• Information:
__device__ __forceinline__ void load_xvC(const FrameV& fr, int s, PState& p) {
    float4 a0 = fr.A0[s], a1 = fr.A1[s], a2 = fr.A2[s];
    p.x[0] = a0.x; p.x[1] = a0.y; p.x[2] = a0.z; p.v[0] = a0.w; p.v[1] = a1.x; p.v[2] = a1.y;
    p.C.a[0][0] = a1.z; p.C.a[0][1] = a1.w; p.C.a[0][2] = a2.x; p.C.a[1][0] = a2.y; p.C.a[1][1] = a2.z; p.C.a[1][2] = a2.w;
    p.C.a[2][0] = fr.a3[s]; p.C.a[2][1] = fr.a4[s]; p.C.a[2][2] = fr.a5[s];
}
__device__ __forceinline__ void load_F(const FrameV& fr, int s, m3& F) {
    if (fr.iso) {
        const float c = fr.b2[s];
        const float d = fr.iso == 1 ? c : 0.f;
        F.a[0][0] = d; F.a[0][1] = 0.f; F.a[0][2] = 0.f; F.a[1][0] = 0.f; F.a[1][1] = d; F.a[1][2] = 0.f; F.a[2][0] = 0.f; F.a[2][1] = 0.f; F.a[2][2] = c;
        return;
    }
    float4 b0 = fr.B0[s], b1 = fr.B1[s];
    F.a[0][0] = b0.x; F.a[0][1] = b0.y; F.a[0][2] = b0.z; F.a[1][0] = b0.w;
    F.a[1][1] = b1.x; F.a[1][2] = b1.y; F.a[2][0] = b1.z; F.a[2][1] = b1.w; F.a[2][2] = fr.b2[s];
}
__device__ __forceinline__ void store_xvC(const FrameV& fr, int s, const float x[3], const float v[3], const m3& C) {
    const float4 a0 = make_float4(x[0], x[1], x[2], v[0]), a1 = make_float4(v[1], v[2], C.a[0][0], C.a[0][1]), a2 = make_float4(C.a[0][2], C.a[1][0], C.a[1][1], C.a[1][2]);
    if (fr.wt) {
        const unsigned o16 = (unsigned)s * 16u, o4 = (unsigned)s * 4u;
        wt_store16(fr.A0.base, fr.A0.off + o16, a0); wt_store16(fr.A0.base, fr.A1.off + o16, a1); wt_store16(fr.A0.base, fr.A2.off + o16, a2);
        wt_store4(fr.A0.base, fr.a3.off + o4, __float_as_uint(C.a[2][0])); wt_store4(fr.A0.base, fr.a4.off + o4, __float_as_uint(C.a[2][1]));
        wt_store4(fr.A0.base, fr.a5.off + o4, __float_as_uint(C.a[2][2]));
    } else {
        fr.A0[s] = a0; fr.A1[s] = a1; fr.A2[s] = a2;
        fr.a3[s] = C.a[2][0]; fr.a4[s] = C.a[2][1]; fr.a5[s] = C.a[2][2];
// ... 1011 lines not shown
            if (s < S.N) {
                P2GRaw raw;
                bool have = false;
                if (FUSED && prev.used[s]) {
                    const float4 a0 = prev.A0[s];
                    const float xp[3] = {a0.x, a0.y, a0.z};
                    Stencil stp;
                    stencil_make(xp, S.inv_dx, stp);
                    if (stencil_inside(stp, S.n)) {
                        g2p_gather<false, true, true>(S, 0, stp, FU.g_out, 0, raw.p.v, raw.p.C);
#pragma unroll
                        for (int a = 0; a < 3; a++) raw.p.x[a] = xp[a] + S.dt * raw.p.v[a];
                        store_xvC(curw, s, raw.p.x, raw.p.v, raw.p.C);
                        have = true;
                    }
                }
                if (cur.used[s]) {
                    if (WRITE && !FUSED && act && agent.collector && collector_takes(S, cur, nxt, s, T.info, agent)) continue;
                    P2GPrep q;
                    if (FUSED && have) { load_F(cur, s, raw.p.F); raw.info = load_info(S, T.info, s); p2g_compute<WRITE, GENERAL>(S, nxt, s, raw, G, q); }
                    else p2g_prepare<WRITE, GENERAL>(S, cur, nxt, s, T.info, G, q);
                    int none = 0;
                    if (q.inside) p2g_scatter_global<FG>(S, q, G, GS, T.blk_slot, -1, none);
                } else if (WRITE) unused_particle_fwd(S, cur, nxt, s, T.pid_of_slot[s], pool_idx, agent, inj, f);
            }
        }
    }
}
struct P2GArgs { SimP S; float* fr_cur; float* fr_next; TableP T; const int* pool_idx; GridW G; AgentP agent; InjectP inj; int act; int f; GridStore GS; int fiso; FuseP FU; };
template <bool WRITE, bool GENERAL>
__global__ FE_KALIGN __launch_bounds__(WG, GENERAL ? 3 : 4) void k_p2g(SimP S, float* fr_cur, float* fr_next, TableP T, const int* pool_idx, GridW G, AgentP agent, InjectP inj, int act, int f, GridStore GS, int fiso) { p2g_body<WRITE, GENERAL>(S, fr_cur, fr_next, T, pool_idx, G, agent, inj, act, f, GS, fiso); }
template <bool GENERAL>
__global__ FE_KALIGN __launch_bounds__(WG, GENERAL ? 3 : 4) void k_g2p_p2g(SimP S, float* fr_cur, float* fr_next, TableP T, const int* pool_idx, GridW G, AgentP agent, InjectP inj, int act, int f, GridStore GS, int fiso, FuseP FU) { p2g_body<true, GENERAL, true>(S, fr_cur, fr_next, T, pool_idx, G, agent, inj, act, f, GS, fiso, FU); }
template <typename ARGS>
__device__ __forceinline__ const ARGS* fg_args_again() {
    const ARGS* p = (const ARGS*)__builtin_amdgcn_kernarg_segment_ptr();
    asm volatile("" : "+s"(p));
    return p;
}
template <bool GENERAL>
__global__ FE_KALIGN __launch_bounds__(WG, GENERAL ? 3 : 4) void k_p2g_fg(P2GArgs A) {
    p2g_body<true, GENERAL, false, true>(A.S, A.fr_cur, A.fr_next, A.T, A.pool_idx, A.G, A.agent, A.inj, A.act, A.f, A.GS, A.fiso);
    const P2GArgs* B = fg_args_again<P2GArgs>();
    TL(B->S, 3);
    fg_owner_phase<false>(B->S, B->T, B->GS, FgArgs{B->G.fg, B->G.slab, B->G.g_in, B->G.g_out, B->G.blk_list, B->G.blk_count, B->G.blk_flag, B->f});
}
template <bool GENERAL>
__global__ FE_KALIGN __launch_bounds__(WG, GENERAL ? 3 : 4) void k_g2p_p2g_fg(P2GArgs A) {
    p2g_body<true, GENERAL, true, true>(A.S, A.fr_cur, A.fr_next, A.T, A.pool_idx, A.G, A.agent, A.inj, A.act, A.f, A.GS, A.fiso, A.FU);
    const P2GArgs* B = fg_args_again<P2GArgs>();
    TL(B->S, 3);
    fg_owner_phase<false>(B->S, B->T, B->GS, FgArgs{B->G.fg, B->G.slab, B->G.g_in, B->G.g_out, B->G.blk_list, B->G.blk_count, B->G.blk_flag, B->f});
}
template <bool GENERAL>
__global__ FE_KALIGN __launch_bounds__(WG, GENERAL ? 3 : 4) void k_g2p_p2g_b(Batch<P2GArgs> B) { const P2GArgs& A = B.a[blockIdx.y]; p2g_body<true, GENERAL, true>(A.S, A.fr_cur, A.fr_next, A.T, A.pool_idx, A.G, A.agent, A.inj, A.act, A.f, A.GS, A.fiso, A.FU); }
template <bool WRITE, bool GENERAL>
__global__ FE_KALIGN __launch_bounds__(WG, GENERAL ? 3 : 4) void k_p2g_b(Batch<P2GArgs> B) { const P2GArgs& A = B.a[blockIdx.y]; p2g_body<WRITE, GENERAL>(A.S, A.fr_cur, A.fr_next, A.T, A.pool_idx, A.G, A.agent, A.inj, A.act, A.f, A.GS, A.fiso); }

• Problem statement: Which lines above run from the one containing "p.C.a[0][0] = a1.z;" to the one containing "const float d"? Give them again exactly, both ends included.

• Answer space:
    p.C.a[0][0] = a1.z; p.C.a[0][1] = a1.w; p.C.a[0][2] = a2.x; p.C.a[1][0] = a2.y; p.C.a[1][1] = a2.z; p.C.a[1][2] = a2.w;
    p.C.a[2][0] = fr.a3[s]; p.C.a[2][1] = fr.a4[s]; p.C.a[2][2] = fr.a5[s];
}
__device__ __forceinline__ void load_F(const FrameV& fr, int s, m3& F) {
    if (fr.iso) {
        const float c = fr.b2[s];
        const float d = fr.iso == 1 ? c : 0.f;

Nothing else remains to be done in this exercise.